Our team envisions a future where robots perform dangerous, monotonous, and physically demanding work, while humans focus on creativity and strategy. The only real barrier between today and that future is the lack of data for physical AI. By solving this problem, we accelerate that future by years. Humanola develops a platform for remote robot control and a complete infrastructure for collecting, processing, and analyzing physical data.
The platform consists of two key components:
— operators use VR headsets to control robots in real time with minimal latency
— all session data is automatically collected, cleaned, labeled, and converted into ready-to-use datasets for AI training.
As a result, companies receive a powerful tool to dramatically accelerate the development of their robots. Humanola is the only independent platform not tied to any specific hardware and providing a full cycle — from robot control to full-scale data processing. Other solutions either require building proprietary infrastructure or lack this level of integration.
The biggest challenge was achieving ultra-low-latency control over long distances and integrating multiple types of hardware. This required deep technical optimization across all layers — from the VR interface to network protocols and cloud infrastructure.

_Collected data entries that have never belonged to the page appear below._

__device__ __forceinline__ void pair_plan_block(const PairPlan &plan, const uint32_t *__restrict__ offs_g, uint32_t n_units,
                                                uint32_t *__restrict__ tot, uint32_t *__restrict__ rep,
                                                uint32_t *__restrict__ item_start, uint32_t *__restrict__ ticket, uint32_t bid,
                                                uint32_t nblk, const uint32_t *__restrict__ slots, uint32_t n_slots,
                                                uint32_t *__restrict__ gmax_out, bool empty_one) {
	__shared__ uint64_t red[16];
	__shared__ uint64_t carry_s;
	__shared__ uint32_t last_s;
	const uint32_t lane = threadIdx.x & 63, wave = threadIdx.x >> 6;
	const uint32_t NB = plan.bucket_base[plan.n_pseudo];
	{
		const uint32_t fb = bid * 16 + wave;
		if (fb < NB) {
			uint32_t q = 0;
			while (q + 1 < plan.n_pseudo && plan.bucket_base[q + 1] <= fb) ++q;
			const uint32_t *ob0 = offs_g + plan.offs_base[q] + (size_t)(fb - plan.bucket_base[q]) * plan.n_blk;
			const uint32_t *ob1 = ob0 + plan.n_blk;
			uint32_t sum = 0;
			for (uint32_t blk = lane; blk < plan.n_blk; blk += 64) sum += ob1[blk] - ob0[blk];
#pragma unroll
			for (int off = 32; off >= 1; off >>= 1) sum += __shfl_xor(sum, off, 64);
			if (lane == 0) __hip_atomic_store(tot + fb, sum, __ATOMIC_RELAXED, __HIP_MEMORY_SCOPE_AGENT);
		}
	}
	__syncthreads();
	if (threadIdx.x == 0) {
		__builtin_amdgcn_fence(__ATOMIC_RELEASE, "agent");
		asm volatile("s_waitcnt vmcnt(0)" ::: "memory");
		last_s = (atomicAdd(ticket, 1u) == nblk - 1u) ? 1u : 0u;
		__builtin_amdgcn_fence(__ATOMIC_ACQUIRE, "agent");
	}
	__syncthreads();
	if (!last_s) return;
	if (slots) {
		const uint32_t gb = gmax_slots(slots, n_slots, reinterpret_cast<uint32_t *>(red));
		if (threadIdx.x == 0) gmax_out[0] = gb;
	}
	auto ld_tot = [&](uint32_t fb) { return (uint64_t)__hip_atomic_load(tot + fb, __ATOMIC_RELAXED, __HIP_MEMORY_SCOPE_AGENT); };
	uint64_t part = 0;
	for (uint32_t fb = threadIdx.x; fb < NB; fb += 1024) part += ld_tot(fb);
#pragma unroll
	for (int off = 32; off >= 1; off >>= 1) part += __shfl_xor(part, off, 64);
	if (lane == 0) red[wave] = part;
	__syncthreads();
	uint64_t total = 0;
#pragma unroll
	for (int w = 0; w < 16; ++w) total += red[w];
	const uint64_t unit = total / n_units > 0 ? total / n_units : 1;
	if (threadIdx.x == 0) carry_s = 0;
	__syncthreads();
	for (uint32_t base = 0; base < NB; base += 1024) {
		const uint32_t fb = base + threadIdx.x;
		uint32_t r = 0;
		if (fb < NB) {
			const uint64_t t = ld_tot(fb);
			r = t == 0 ? (empty_one ? 1u : 0u) : (uint32_t)((t + unit / 2) / unit);
			if (t != 0 && r < 1) r = 1;
			if (r > plan.n_blk) r = plan.n_blk;
			rep[fb] = r;
		}
		uint64_t inc = r;
#pragma unroll
		for (int off = 1; off < 64; off <<= 1) { const uint64_t t2 = __shfl_up(inc, off, 64); if ((int)lane >= off) inc += t2; }
		__syncthreads();
		if (lane == 63) red[wave] = inc;
		__syncthreads();
		uint64_t woff = 0, tsum = 0;
#pragma unroll
		for (int w = 0; w < 16; ++w) { if (w < (int)wave) woff += red[w]; tsum += red[w]; }
		const uint64_t c = carry_s;
		if (fb < NB) item_start[fb] = (uint32_t)(c + woff + inc - r);
		__syncthreads();
// ... 66 lines not shown
	const uint32_t b = fb - dp.bucket_base[e], q = dp.qmap[e];
	const Lvl L = load_level(md, meta_level_of(md, q));
	const uint32_t foff0 = meta_cnt_of(md, q) * 2u, kPLds = 2u << dp.lg;
	if (t >= kPLds) return;
	float *p = pair_target(L, dp.epb[e], dp.lg, foff0, b, t, dparam, half_out);
	if (!p) return;
	const float sum = pair_replica_sum(dpart + (size_t)fb * dp.R * kPLds + t, dp.R, kPLds);
	pair_st(p, (assign ? 0.0f : pair_ld(p, half_out)) + sum, half_out);
}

We solved this using our own real-time networking stack based on UDP with error correction and adaptive streaming, similar to top-tier VR games. For long-distance control, we deployed regional edge servers to keep latency within 80–100 ms even between continents.

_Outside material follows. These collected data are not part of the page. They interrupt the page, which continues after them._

struct SliceTask {
  bool valid;
  int bx, by, obx, oby, sl, lcb, cx, type;
  size_t gb, ogb;
};
__device__ __forceinline__ SliceTask slice_task(const AcArgs& a, const GroupGeom& G, int y0) {
  SliceTask t;
  const int b = threadIdx.x;
  t.bx = b & 31;
  t.by = y0 + (b >> 5);
  t.valid = t.bx < G.gw && t.by < G.gh;
  if (!t.valid) t.bx = t.by = 0;
  t.gb = (size_t)(G.by0 + t.by) * a.bxs + G.bx0 + t.bx;
  t.type = t.valid ? (a.acs[t.gb] & 0x7F) : 0;
  int cy;
  varblock_dims(t.type, t.lcb, t.cx, cy);
  t.obx = t.bx & ~(t.cx - 1);
  t.oby = t.by & ~(cy - 1);
  t.sl = (t.by - t.oby) * t.cx + (t.bx - t.obx);
  t.ogb = (size_t)(G.by0 + t.oby) * a.bxs + G.bx0 + t.obx;
  return t;
}
__device__ __forceinline__ int block_of_slice(const SliceTask& t, int j, int y0) {
  return (t.oby - y0 + j / t.cx) * 32 + t.obx + j % t.cx;
}

template <int BR>
struct AcLds {
  uint8_t nz[3][(BR + 1) * 32];
  uint8_t snz[3][BR * 32];
  uint8_t last[3][BR * 32];
  int8_t lastk[3][BR * 32];
};
__device__ __forceinline__ int predict_nz(const uint8_t* nzc, int bx, int by, int y0) {
  const int r = by - y0 + 1;
  if (bx == 0) return by == 0 ? 32 : nzc[(r - 1) * 32 + bx];
  if (by == 0) return nzc[r * 32 + bx - 1];
  return (nzc[(r - 1) * 32 + bx] + nzc[r * 32 + bx - 1] + 1) / 2;
}

template <int BR>
__device__ __forceinline__ uint32_t task_token_count(const AcArgs& a, const SliceTask& t,
                                                     const AcLds<BR>& L, int c, int y0) {
  if (t.lcb == 0) {
    uint32_t w[32];
    load_coefs(a.ac + (t.gb * 3 + c) * 64, w);
    int last = 0;
#pragma unroll
    for (int kk = 1; kk < 64; kk++) last = coef(w, kk) != 0 ? kk : last;
    return 1u + (uint32_t)last;
  }
  const int cb = 1 << t.lcb;
  int K = -1;
  for (int j = 0; j < cb; j++) {
    const int lk = L.lastk[c][block_of_slice(t, j, y0)];
    K = lk >= 0 ? j * 64 + lk : K;
  }
  const int lo = max(t.sl * 64, cb), hi = min(t.sl * 64 + 63, K);
  return (t.sl == 0 ? 1u : 0u) + (hi >= lo ? (uint32_t)(hi - lo + 1) : 0u);
}

template <int BR>
__device__ __forceinline__ void fill_slices(const AcArgs& a, const GroupGeom& G,
                                            const SliceTask& t, AcLds<BR>& L, int y0) {
  const size_t nb = (size_t)a.bxs * a.bys;
  constexpr int kPos = (BR + 1) * 32, kNT = BR * 32, kIt = (kPos + kNT - 1) / kNT;
  uint32_t acsv[kIt], nzv[kIt][3];
  bool in[kIt];
#pragma unroll
  for (int it = 0; it < kIt; it++) {
    const int i = threadIdx.x + it * kNT, r = i >> 5, bx = i & 31, by = y0 - 1 + r;
    in[it] = i < kPos && bx < G.gw && by >= 0 && by < G.gh;
    const size_t gb = in[it] ? (size_t)(G.by0 + by) * a.bxs + G.bx0 + bx : 0;
    acsv[it] = in[it] ? a.acs[gb] : 0u;
#pragma unroll
    for (int c = 0; c < 3; c++) nzv[it][c] = in[it] ? a.nz[c * nb + gb] : 0u;
  }
#pragma unroll
  for (int it = 0; it < kIt; it++) {
    if (!in[it]) continue;
    const int i = threadIdx.x + it * kNT;
    int l, cx, cy;
    varblock_dims((int)acsv[it], l, cx, cy);
#pragma unroll
    for (int c = 0; c < 3; c++) L.nz[c][i] = (uint8_t)((nzv[it][c] + (1u << l) - 1) >> l);
  }
  if (t.valid && t.lcb > 0) {
    const int cb = 1 << t.lcb, me = threadIdx.x;
#pragma unroll 1
    for (int c = 0; c < 3; c++) {
      uint32_t w[32];
      load_coefs(a.ac + (t.gb * 3 + c) * 64, w);
      int n = 0, lk = -1;
#pragma unroll
      for (int kk = 0; kk < 64; kk++) {
        const bool on = (t.sl * 64 + kk >= cb) && coef(w, kk) != 0;
        n += on;
        lk = on ? kk : lk;
      }
      L.snz[c][me] = (uint8_t)n;
      L.last[c][me] = coef(w, 63) != 0;
      L.lastk[c][me] = (int8_t)lk;
    }
  }
}

template <int BR>
__device__ __forceinline__ void slice_state(const SliceTask& t, const AcLds<BR>& L, int c, int y0,
                                            int nz, int& left, int& prev) {
  const int cb = 1 << t.lcb;
  left = nz;
  prev = nz > cb * 4 ? 0 : 1;
  if (t.sl > 0) {
    for (int j = 0; j < t.sl; j++) left -= L.snz[c][block_of_slice(t, j, y0)];
    if (t.sl * 64 - 1 >= cb) prev = L.last[c][block_of_slice(t, t.sl - 1, y0)];
  }
}

template <int NT>
__device__ __forceinline__ uint32_t block_excl_scan(uint32_t v, uint32_t* sWave,
                                                    uint32_t* total) {
  const int lane = threadIdx.x & 63, wv = threadIdx.x >> 6;
  uint32_t incl = v;
#pragma unroll
  for (int d = 1; d < 64; d <<= 1) {
    const uint32_t t = __shfl_up(incl, d);
    if (lane >= d) incl += t;
  }
  if (lane == 63) sWave[wv] = incl;
  __syncthreads();
  uint32_t before = 0, all = 0;
#pragma unroll
  for (int i = 0; i < NT / 64; i++) {
    const uint32_t x = sWave[i];
    before += i < wv ? x : 0u;
    all += x;
  }
  *total = all;
  return before + incl - v;
}

#ifdef JXG_FRONT_PROFILE
__device__ unsigned long long g_hprof[8];
#define HPROF(k)                                                     \
  do {                                                               \
    if (threadIdx.x == 0) {                                          \
      const unsigned long long now_ = __builtin_readcyclecounter();  \
      if ((k) > 0) atomicAdd(&g_hprof[(k)], now_ - hprof_t0);       \
      else atomicAdd(&g_hprof[0], 1ull);                             \
      hprof_t0 = now_;                                               \
    }                                                                \
  } while (0)
void dump_hist_profile() {
  unsigned long long h[8];
  if (hipMemcpyFromSymbol(h, HIP_SYMBOL(g_hprof), sizeof(h)) != hipSuccess) return;
  static const char* kNames[6] = {"workgroups", "fill slices", "token counts", "scan", "walk", "flush"};
  std::fprintf(stderr, "ac_hist thread-0 shader cycles (Mcycles summed over workgroups):\n");
  for (int k = 0; k < 6; k++) std::fprintf(stderr, "  %-16s %12.3f\n", kNames[k], k ? h[k] / 1e6 : (double)h[0]);
}
#else
#define HPROF(k) \
  do {           \
  } while (0)
void dump_hist_profile() {}
#endif
template <int BR>
__global__ __launch_bounds__(BR * 32) void ac_hist_kernel(Batch<AcArgs> bt_) {
  constexpr int kBandBlocks = BR * 32, kHistThreads = kBandBlocks, kWgBands = 32 / BR;
  const AcArgs& a = bt_.a[blockIdx.z];
  constexpr bool kWide = BR == 32;
  constexpr int kHistWords = kWide ? kMaxClusters * kAcTok : kMaxClusters * kAcTok / 2;
  __shared__ uint32_t sHist[kHistWords];
  __shared__ AcLds<BR> L;
  __shared__ __attribute__((aligned(16))) uint8_t sClu[kAcCtxPad];
  __shared__ uint32_t sTask[3][kBandBlocks];
  __shared__ uint32_t sBase[kBandBlocks];
  __shared__ uint32_t sWave[kHistThreads / 64];
  __shared__ uint32_t sBound, sNtok[3];
  __shared__ uint16_t sNnzCtx[64];
  __shared__ uint8_t sFreqCtx[64];
  const uint32_t slot = blockIdx.x / kWgBands, band = blockIdx.x % kWgBands;
  const int g = (int)slot_group(a.glist, a.g0, slot);
  const GroupGeom G = group_geom(a, g);
  const int y0 = (int)band * BR;
  if (BR == 32 && threadIdx.x > 0 && threadIdx.x < kBands)
    a.bandtok[g * kBands + threadIdx.x] = 0;
  if (y0 >= G.gh) {
    if (threadIdx.x == 0) a.bandtok[g * kBands + band] = 0;
    return;
  }
#ifdef JXG_FRONT_PROFILE
  unsigned long long hprof_t0 = 0;
#endif
  HPROF(0);
  for (int i = threadIdx.x; i < kHistWords; i += blockDim.x) sHist[i] = 0;
  if (threadIdx.x < 64) {
    sNnzCtx[threadIdx.x] = (uint16_t)nnz_ctx(threadIdx.x);
    sFreqCtx[threadIdx.x] = (uint8_t)freq_ctx(threadIdx.x);
  }
  {
    constexpr int kQ = kAcCtxPad / 16, kQIt = (kQ + kHistThreads - 1) / kHistThreads;
    uint4 q[kQIt];
#pragma unroll
    for (int it = 0; it < kQIt; it++) {
      const int i = threadIdx.x + it * kHistThreads;
      q[it] = i < kQ ? reinterpret_cast<const uint4*>(c_cluster)[i] : make_uint4(0, 0, 0, 0);
    }
#pragma unroll
    for (int it = 0; it < kQIt; it++) {
      const int i = threadIdx.x + it * kHistThreads;
      if (i < kQ) reinterpret_cast<uint4*>(sClu)[i] = q[it];
    }
  }
  if (threadIdx.x < 3) sNtok[threadIdx.x] = 0;
  if (threadIdx.x == 0) sBound = 0;
  const SliceTask t = slice_task(a, G, y0);
  uint32_t nzo[3];
#pragma unroll
  for (int c = 0; c < 3; c++) nzo[c] = t.valid ? a.nz[c * (size_t)a.bxs * a.bys + t.ogb] : 0u;
  fill_slices(a, G, t, L, y0);
  __syncthreads();
  HPROF(1);
  const int me = threadIdx.x;
  if (t.valid) {
#pragma unroll 1
    for (int ci = 0; ci < 3; ci++) sTask[ci][me] = task_token_count(a, t, L, channel_of(ci), y0);
  }
  __syncthreads();
  HPROF(2);
  uint32_t vtot = 0;
  const int cb = 1 << t.lcb;
  if (t.valid && t.sl == 0) {
    for (int ci = 0; ci < 3; ci++)
      for (int j = 0; j < cb; j++) vtot += sTask[ci][block_of_slice(t, j, y0)];
  }
  uint32_t total;
  const uint32_t off = block_excl_scan<kHistThreads>(vtot, sWave, &total);
  if (t.valid && t.sl == 0) sBase[me] = off;
  __syncthreads();
  HPROF(3);
  uint32_t bound = 0, nt[3] = {0, 0, 0};
  uint32_t* rec = a.tokens + (uint64_t)slot * kGroupTokStride + (uint64_t)band * kBandTokStride;
  uint32_t pos = t.valid ? sBase[(t.oby - y0) * 32 + t.obx] : 0u;
  const int lane = threadIdx.x & 63;
  const uint64_t below = lane ? (~0ull >> (64 - lane)) : 0ull;
  auto hist_add = [&](uint32_t clu, uint32_t tok) {
    const uint32_t bin = clu * kAcTok + tok;
    if (kWide)
      atomicAdd(&sHist[bin], 1u);
    else
      atomicAdd(&sHist[bin >> 1], 1u << ((bin & 1u) * 16u));
  };
#pragma unroll 1
  for (int ci = 0; ci < 3; ci++) {
    const int c = channel_of(ci);
    uint32_t idx = 0, cnt = 0, info = 0, info2 = 0, tok0 = 0;
    if (t.valid) {
      uint32_t before = 0, chan_total = 0;
      for (int j = 0; j < cb; j++) {
        const uint32_t b = sTask[ci][block_of_slice(t, j, y0)];
        before += j < t.sl ? b : 0u;
        chan_total += b;
      }
      idx = pos + before;
      cnt = sTask[ci][me];
      pos += chan_total;
      const int nz = (int)nzo[c];
      int left, prev;
      slice_state(t, L, c, y0, nz, left, prev);
      const int bctx = block_ctx_of(c, t.type);
      info = (uint32_t)left | ((uint32_t)prev << 16) | ((uint32_t)t.lcb << 17) |
             ((uint32_t)bctx << 21);
      info2 = (uint32_t)t.sl;
      if (t.sl == 0) {
        const int pred = predict_nz(L.nz[c], t.bx, t.by, y0);
        uint32_t tok, nb, bits;
        hybrid420((uint32_t)nz, tok, nb, bits);
        const uint32_t clu = sClu[nz_bucket(pred) * kBlockCtx + bctx];
        hist_add(clu, tok);
        bound += 15u + nb;
        tok0 = clu | (tok << 8) | (nb << 14) | (bits << 18);
        rec[idx] = tok0;
      }
      nt[0] += c == 0 ? cnt : 0u;
      nt[1] += c == 1 ? cnt : 0u;
      nt[2] += c == 2 ? cnt : 0u;
    }
    const bool need = t.valid && cnt > (t.sl == 0 ? 1u : 0u);
    const uint32_t qoff = (uint32_t)((t.gb * 3 + c) * 64);
    uint64_t M = __ballot(need);
#ifndef JXG_AC_BATCH
#define JXG_AC_BATCH 8
#endif
    constexpr int kBatch = JXG_AC_BATCH;
    while (M) {
      int js[kBatch];
#pragma unroll
      for (int u = 0; u < kBatch; u++) {
        js[u] = M ? (int)__builtin_ctzll(M) : -1;
        M = M ? M & (M - 1) : 0ull;
      }
      int32_t v8[kBatch];
#pragma unroll
      for (int u = 0; u < kBatch; u++)
        v8[u] = js[u] >= 0 ? a.ac[(uint32_t)__builtin_amdgcn_readlane((int)qoff, js[u]) + lane] : 0;
#pragma unroll
      for (int u = 0; u < kBatch; u++) {
        if (js[u] < 0) break;
        const int j = js[u];
        const uint32_t ij = (uint32_t)__builtin_amdgcn_readlane((int)info, j);
        const uint32_t idxj = (uint32_t)__builtin_amdgcn_readlane((int)idx, j);
        const int slj = __builtin_amdgcn_readlane((int)info2, j), lcbj = (ij >> 17) & 15;
        const int leftj = ij & 0xFFFF, prevj = (ij >> 16) & 1, bctxj = ij >> 21;
        const int cbj = 1 << lcbj;
        const int k = slj * 64 + lane;
        const int lo = max(slj * 64, cbj);
        const int32_t v = v8[u];
        const bool on = k >= cbj;
        const uint64_t m = __ballot(on && v != 0);
        const int left_k = leftj - __popcll(m & below);
        if (on && left_k > 0) {
          const int prev_k = k == lo ? prevj : (int)((m >> (lane - 1)) & 1);
          const int ctx = kBlockCtx * kNzBuckets + kZdCtx * bctxj +
                          (sNnzCtx[(left_k + cbj - 1) >> lcbj] + sFreqCtx[k >> lcbj]) * 2 + prev_k;
          uint32_t tok, nb, bits;
          hybrid420(pack_signed(v), tok, nb, bits);
          const uint32_t clu = sClu[ctx];
          hist_add(clu, tok);
          bound += 15u + nb;
          rec[idxj + (slj == 0 ? 1u : 0u) + (uint32_t)(k - lo)] =
              clu | (tok << 8) | (nb << 14) | (bits << 18);
        }
      }
    }
  }
  atomicAdd(&sBound, bound);
  atomicAdd(&sNtok[0], nt[0]);
  atomicAdd(&sNtok[1], nt[1]);
  atomicAdd(&sNtok[2], nt[2]);
  __syncthreads();
  HPROF(4);
  for (int i = threadIdx.x; i < kHistWords; i += blockDim.x) {
    const uint32_t w = sHist[i];
    if (!w) continue;
    if (kWide) {
      atomicAdd(&a.hist[(i / kAcTok) * kAlpha + (i % kAcTok)], w);
      continue;
    }
    const int bin = 2 * i;
    if (w & 0xFFFFu) atomicAdd(&a.hist[(bin / kAcTok) * kAlpha + (bin % kAcTok)], w & 0xFFFFu);
    if (w >> 16) atomicAdd(&a.hist[((bin + 1) / kAcTok) * kAlpha + ((bin + 1) % kAcTok)], w >> 16);
  }
  if (threadIdx.x == 0) {
    atomicAdd(&a.bound[g], sBound);
    atomicAdd(&a.ntok[g * 3 + 0], sNtok[0]);
    atomicAdd(&a.ntok[g * 3 + 1], sNtok[1]);
    atomicAdd(&a.ntok[g * 3 + 2], sNtok[2]);
    a.bandtok[g * kBands + band] = total;
  }
  HPROF(5);
}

A breakthrough came when we combined private 5G networks in test environments with GPU-accelerated video encoding and decoding on both operator and robot sides. This enabled stable sub-100 ms control — for example, from Tashkent to San Francisco. We proved that global, scalable telepresence is real.
What I am most proud of:
— We have real clients who report radical improvements in their workflow. Today, we have two B2B customers — both humanoid robot developers — actively using our platform for telepresence and data collection. Their development speed increased by 30–40%.
— A rapid transition from idea to an industrial-grade platform. Companies can instantly deploy robots and control them from anywhere in the world without long development cycles.
— A strong, mission-driven team. Today, our team consists of five people: three co-founders and two engineers. I lead the company as CEO, overseeing both technology and strategy.
We completed a $2.5 million seed round from U.S. venture funds and angel investors. First clients are already deploying the platform.
The U.S., Korea, and Uzbekistan
The U.S. is the global leader in building the “brain” of robotics — artificial intelligence and software that enables robots to think and act. Korea has strong teams and consistently pushes hardware innovation, though its market scale is smaller. Uzbekistan is only at the beginning of its robotics journey.
We aim to integrate Humanola into all major humanoid robot platforms in the U.S. and globally, becoming an infrastructure partner for industry leaders such as Nvidia, Tesla, and Google in building physical AGI. Over the next 12 months, we plan large-scale deployments through robot manufacturers. We are already hiring telepresence operators from Uzbekistan who will remotely control robots operating in the U.S. and other countries.
This opens massive economic opportunities — thousands of new remote jobs in Uzbekistan while simultaneously scaling the volume of physical AI data. Operators can work from anywhere, robots can act anywhere, and all data will return to improve future models. It is a win for the global robotics industry, emerging job markets, and the future of physical AI.